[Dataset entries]
##############################

# AHartmaier/pyLabFEA

Measured on AMD Instinct MI355X. Metric: integration-point updates/sec (wall-clock per load step in ms_per_step), higher is better.
Workload: dtype f64

## Files before the change

include/plfx.h:

```cpp
#ifndef PLFX_H
#define PLFX_H

#include <stddef.h>
#include <stdint.h>

#ifdef __cplusplus
extern "C" {
#endif

typedef struct plfx_ctx plfx_ctx;

enum {
    PLFX_ELASTIC = 0,
    PLFX_HILL6 = 1,
    PLFX_PRINC3 = 2,
    PLFX_SVC6 = 3,
    PLFX_TRESCA = 4,
    PLFX_BARLAT = 5,
    PLFX_SVC3 = 6,
    PLFX_SVC_WH = 7,
    PLFX_SVC6_COLS = 8
};

enum {
// ... 90 lines not shown
int plfx_set_precond(plfx_ctx *ctx, int kind, double omega, int nu);
int plfx_precond_info(plfx_ctx *ctx, int *kind_in_use, int *levels);
int plfx_precond_apply(plfx_ctx *ctx, const double *r, double *z);
int plfx_precond_bench(plfx_ctx *ctx, int reps, double *us_per_cycle, double *us_coarse);
int plfx_solve_fallbacks(plfx_ctx *ctx, int64_t *count);
int plfx_indefinite_info(plfx_ctx *ctx, int64_t *solves, int64_t *by_minres_surrogate, int64_t *by_gmres,
                         int64_t *surrogates_built, int64_t *elements_shifted);
int plfx_set_operator(plfx_ctx *ctx, int kind);
int plfx_matvec(plfx_ctx *ctx, const double *x, double *y);
int plfx_operator_info(plfx_ctx *ctx, int *matrix_free, int *levels_matrix_free);
int plfx_reuse_info(plfx_ctx *ctx, int *assemblies, int *bc_applications, int *solves);
int plfx_predict_info(plfx_ctx *ctx, int64_t *applied, int64_t *skipped, int64_t *rejected);
int plfx_sweep_info(plfx_ctx *ctx, int64_t *sweeps, int64_t *tangents_rewritten);
int plfx_sweep_launch_info(plfx_ctx *ctx, int64_t *heavy_skipped, int64_t *heavy_recovered);
int plfx_bc_info(plfx_ctx *ctx, int64_t *rhs_rows_only, int64_t *dinv_kept, int64_t *dinv_refreshed, int64_t *du_early);
int plfx_dead_store_info(plfx_ctx *ctx, int64_t *armed_sweeps, int64_t *tangents_rewritten_in_armed_sweeps,
                         int64_t *test_only_starts, int64_t *test_only_retries);
enum {
    PLFX_PLANE_ON = 0,
    PLFX_PLANE_NEVER_ON = 1,
    PLFX_PLANE_SWITCH = 2,
    PLFX_PLANE_SHARDED = 3,
    PLFX_PLANE_MATERIALS = 4,
    PLFX_PLANE_STATE_SET = 5,
    PLFX_PLANE_TANGENT_SET = 6
};
int plfx_plane_info(plfx_ctx *ctx, int *mode_on, int64_t *plane_sweeps, int64_t *plane_updates, int *switched_off_by);
enum {
    PLFX_MG_TAIL_NONE = 0,
    PLFX_MG_TAIL_GENERIC = 1,
// ... 133 lines not shown
```

pylabfea_amd/_lib.py:

```python
import ctypes as C
import os

import numpy as np

_HERE = os.path.dirname(os.path.abspath(__file__))
LIB_PATH = os.environ.get('PLFX_LIB', os.path.join(_HERE, 'libplfx.so'))

ELASTIC, HILL6, PRINC3, SVC6, TRESCA, BARLAT, SVC3, SVC_WH, SVC6_COLS = 0, 1, 2, 3, 4, 5, 6, 7, 8

ST_SIG, ST_EPS, ST_EPL, ST_RES_SIG, ST_RES_DEPL, ST_ELSTIFF, ST_U, ST_F, ST_DU, ST_FYN, ST_MAXSTEPS, ST_KHARD = range(12)

FIELD_NAMES = ('strain1', 'strain2', 'strain12', 'stress1', 'stress2', 'stress12', 'plastic1', 'plastic2', 'plastic12',
               'seq', 'seqJ2', 'peeq', 'etot', 'ux', 'uy')
FIELD_ID = {n: i for i, n in enumerate(FIELD_NAMES)}

T_SWEEP, T_SPMV, T_CGUPD, T_ASSEMBLE, T_VCYCLE, T_SMOOTH, T_SWEEP_HEAVY, T_COMM = range(8)


class PlfxError(RuntimeError):
    pass


class CMaterial(C.Structure):
    _fields_ = [('kind', C.c_int32), ('sdim', C.c_int32), ('CV', C.c_double * 36),
# ... 17 lines not shown
    'plfx_precond_info', 'plfx_set_operator', 'plfx_operator_info', 'plfx_gen_structured', 'plfx_reuse_info', 'plfx_timing_select', 'plfx_finish_fetch', 'plfx_sweep_info', 'plfx_matvec', 'plfx_set_bc_plan', 'plfx_apply_bc_plan',
    'plfx_set_finish_set', 'plfx_finish_step', 'plfx_scf_all', 'plfx_comm_info', 'plfx_comm_init_callback',
    'plfx_set_bc_sources',
    'plfx_load_step', 'plfx_set_strip', 'plfx_strip_info', 'plfx_allreduce_host',
    'plfx_response_batch_kh', 'plfx_fgrad_batch_wh', 'plfx_timing_sample', 'plfx_solve_fallbacks', 'plfx_comm_selftest',
    'plfx_indefinite_info', 'plfx_pattern_selftest', 'plfx_precond_bench', 'plfx_set_wh_mode', 'plfx_wh_info', 'plfx_wh_carry', 'plfx_set_mesh_structured',
    'plfx_svc_info', 'plfx_fgrad_seq_batch', 'plfx_precond_apply', 'plfx_predict_info',
    'plfx_set_response_maxit', 'plfx_sig_princ_host', 'plfx_eig3_host',
    'plfx_svc_fit_batch', 'plfx_svc_decision_batch', 'plfx_svc_fit_wide', 'plfx_hessian_batch',
    'plfx_svr_fit_batch', 'plfx_svr_predict_multi', 'plfx_set_svr_flow', 'plfx_svr_flow_info',
    'plfx_sweep_launch_info', 'plfx_element_fields', 'plfx_bc_info', 'plfx_yield_scale',
    'plfx_committee_yf', 'plfx_committee_info',
    'plfx_tex_svc_set', 'plfx_tex_svc_yf', 'plfx_tex_svc_yield_scale', 'plfx_tex_svc_info',
    'plfx_tex_svc_fgrad', 'plfx_tex_svc_full_yf', 'plfx_tex_svc_response', 'plfx_tex_svc_flow_info',
    'plfx_flow_curve', 'plfx_flow_info',
    'plfx_dead_store_info', 'plfx_plane_info',
    'plfx_set_svc_cols', 'plfx_mg_info',
    'plfx_set_svc_textures', 'plfx_set_element_textures', 'plfx_response_batch_tid', 'plfx_full_yf_batch_tid',
    'plfx_svc_textures_info',
]
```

##############################

• _Task details_
Pull out each record as written and restate it exactly.

• _Result for this exercise_
# AHartmaier/pyLabFEA

Measured on AMD Instinct MI355X. Metric: integration-point updates/sec (wall-clock per load step in ms_per_step), higher is better.
Workload: dtype f64

## Files before the change

include/plfx.h:

```cpp
#ifndef PLFX_H
#define PLFX_H

#include <stddef.h>
#include <stdint.h>

#ifdef __cplusplus
extern "C" {
#endif

typedef struct plfx_ctx plfx_ctx;

enum {
    PLFX_ELASTIC = 0,
    PLFX_HILL6 = 1,
    PLFX_PRINC3 = 2,
    PLFX_SVC6 = 3,
    PLFX_TRESCA = 4,
    PLFX_BARLAT = 5,
    PLFX_SVC3 = 6,
    PLFX_SVC_WH = 7,
    PLFX_SVC6_COLS = 8
};

enum {
// ... 90 lines not shown
int plfx_set_precond(plfx_ctx *ctx, int kind, double omega, int nu);
int plfx_precond_info(plfx_ctx *ctx, int *kind_in_use, int *levels);
int plfx_precond_apply(plfx_ctx *ctx, const double *r, double *z);
int plfx_precond_bench(plfx_ctx *ctx, int reps, double *us_per_cycle, double *us_coarse);
int plfx_solve_fallbacks(plfx_ctx *ctx, int64_t *count);
int plfx_indefinite_info(plfx_ctx *ctx, int64_t *solves, int64_t *by_minres_surrogate, int64_t *by_gmres,
                         int64_t *surrogates_built, int64_t *elements_shifted);
int plfx_set_operator(plfx_ctx *ctx, int kind);
int plfx_matvec(plfx_ctx *ctx, const double *x, double *y);
int plfx_operator_info(plfx_ctx *ctx, int *matrix_free, int *levels_matrix_free);
int plfx_reuse_info(plfx_ctx *ctx, int *assemblies, int *bc_applications, int *solves);
int plfx_predict_info(plfx_ctx *ctx, int64_t *applied, int64_t *skipped, int64_t *rejected);
int plfx_sweep_info(plfx_ctx *ctx, int64_t *sweeps, int64_t *tangents_rewritten);
int plfx_sweep_launch_info(plfx_ctx *ctx, int64_t *heavy_skipped, int64_t *heavy_recovered);
int plfx_bc_info(plfx_ctx *ctx, int64_t *rhs_rows_only, int64_t *dinv_kept, int64_t *dinv_refreshed, int64_t *du_early);
int plfx_dead_store_info(plfx_ctx *ctx, int64_t *armed_sweeps, int64_t *tangents_rewritten_in_armed_sweeps,
                         int64_t *test_only_starts, int64_t *test_only_retries);
enum {
    PLFX_PLANE_ON = 0,
    PLFX_PLANE_NEVER_ON = 1,
    PLFX_PLANE_SWITCH = 2,
    PLFX_PLANE_SHARDED = 3,
    PLFX_PLANE_MATERIALS = 4,
    PLFX_PLANE_STATE_SET = 5,
    PLFX_PLANE_TANGENT_SET = 6
};
int plfx_plane_info(plfx_ctx *ctx, int *mode_on, int64_t *plane_sweeps, int64_t *plane_updates, int *switched_off_by);
enum {
    PLFX_MG_TAIL_NONE = 0,
    PLFX_MG_TAIL_GENERIC = 1,
// ... 133 lines not shown
```

pylabfea_amd/_lib.py:

```python
import ctypes as C
import os

import numpy as np

_HERE = os.path.dirname(os.path.abspath(__file__))
LIB_PATH = os.environ.get('PLFX_LIB', os.path.join(_HERE, 'libplfx.so'))

ELASTIC, HILL6, PRINC3, SVC6, TRESCA, BARLAT, SVC3, SVC_WH, SVC6_COLS = 0, 1, 2, 3, 4, 5, 6, 7, 8

ST_SIG, ST_EPS, ST_EPL, ST_RES_SIG, ST_RES_DEPL, ST_ELSTIFF, ST_U, ST_F, ST_DU, ST_FYN, ST_MAXSTEPS, ST_KHARD = range(12)

FIELD_NAMES = ('strain1', 'strain2', 'strain12', 'stress1', 'stress2', 'stress12', 'plastic1', 'plastic2', 'plastic12',
               'seq', 'seqJ2', 'peeq', 'etot', 'ux', 'uy')
FIELD_ID = {n: i for i, n in enumerate(FIELD_NAMES)}

T_SWEEP, T_SPMV, T_CGUPD, T_ASSEMBLE, T_VCYCLE, T_SMOOTH, T_SWEEP_HEAVY, T_COMM = range(8)


class PlfxError(RuntimeError):
    pass


class CMaterial(C.Structure):
    _fields_ = [('kind', C.c_int32), ('sdim', C.c_int32), ('CV', C.c_double * 36),
# ... 17 lines not shown
    'plfx_precond_info', 'plfx_set_operator', 'plfx_operator_info', 'plfx_gen_structured', 'plfx_reuse_info', 'plfx_timing_select', 'plfx_finish_fetch', 'plfx_sweep_info', 'plfx_matvec', 'plfx_set_bc_plan', 'plfx_apply_bc_plan',
    'plfx_set_finish_set', 'plfx_finish_step', 'plfx_scf_all', 'plfx_comm_info', 'plfx_comm_init_callback',
    'plfx_set_bc_sources',
    'plfx_load_step', 'plfx_set_strip', 'plfx_strip_info', 'plfx_allreduce_host',
    'plfx_response_batch_kh', 'plfx_fgrad_batch_wh', 'plfx_timing_sample', 'plfx_solve_fallbacks', 'plfx_comm_selftest',
    'plfx_indefinite_info', 'plfx_pattern_selftest', 'plfx_precond_bench', 'plfx_set_wh_mode', 'plfx_wh_info', 'plfx_wh_carry', 'plfx_set_mesh_structured',
    'plfx_svc_info', 'plfx_fgrad_seq_batch', 'plfx_precond_apply', 'plfx_predict_info',
    'plfx_set_response_maxit', 'plfx_sig_princ_host', 'plfx_eig3_host',
    'plfx_svc_fit_batch', 'plfx_svc_decision_batch', 'plfx_svc_fit_wide', 'plfx_hessian_batch',
    'plfx_svr_fit_batch', 'plfx_svr_predict_multi', 'plfx_set_svr_flow', 'plfx_svr_flow_info',
    'plfx_sweep_launch_info', 'plfx_element_fields', 'plfx_bc_info', 'plfx_yield_scale',
    'plfx_committee_yf', 'plfx_committee_info',
    'plfx_tex_svc_set', 'plfx_tex_svc_yf', 'plfx_tex_svc_yield_scale', 'plfx_tex_svc_info',
    'plfx_tex_svc_fgrad', 'plfx_tex_svc_full_yf', 'plfx_tex_svc_response', 'plfx_tex_svc_flow_info',
    'plfx_flow_curve', 'plfx_flow_info',
    'plfx_dead_store_info', 'plfx_plane_info',
    'plfx_set_svc_cols', 'plfx_mg_info',
    'plfx_set_svc_textures', 'plfx_set_element_textures', 'plfx_response_batch_tid', 'plfx_full_yf_batch_tid',
    'plfx_svc_textures_info',
]
```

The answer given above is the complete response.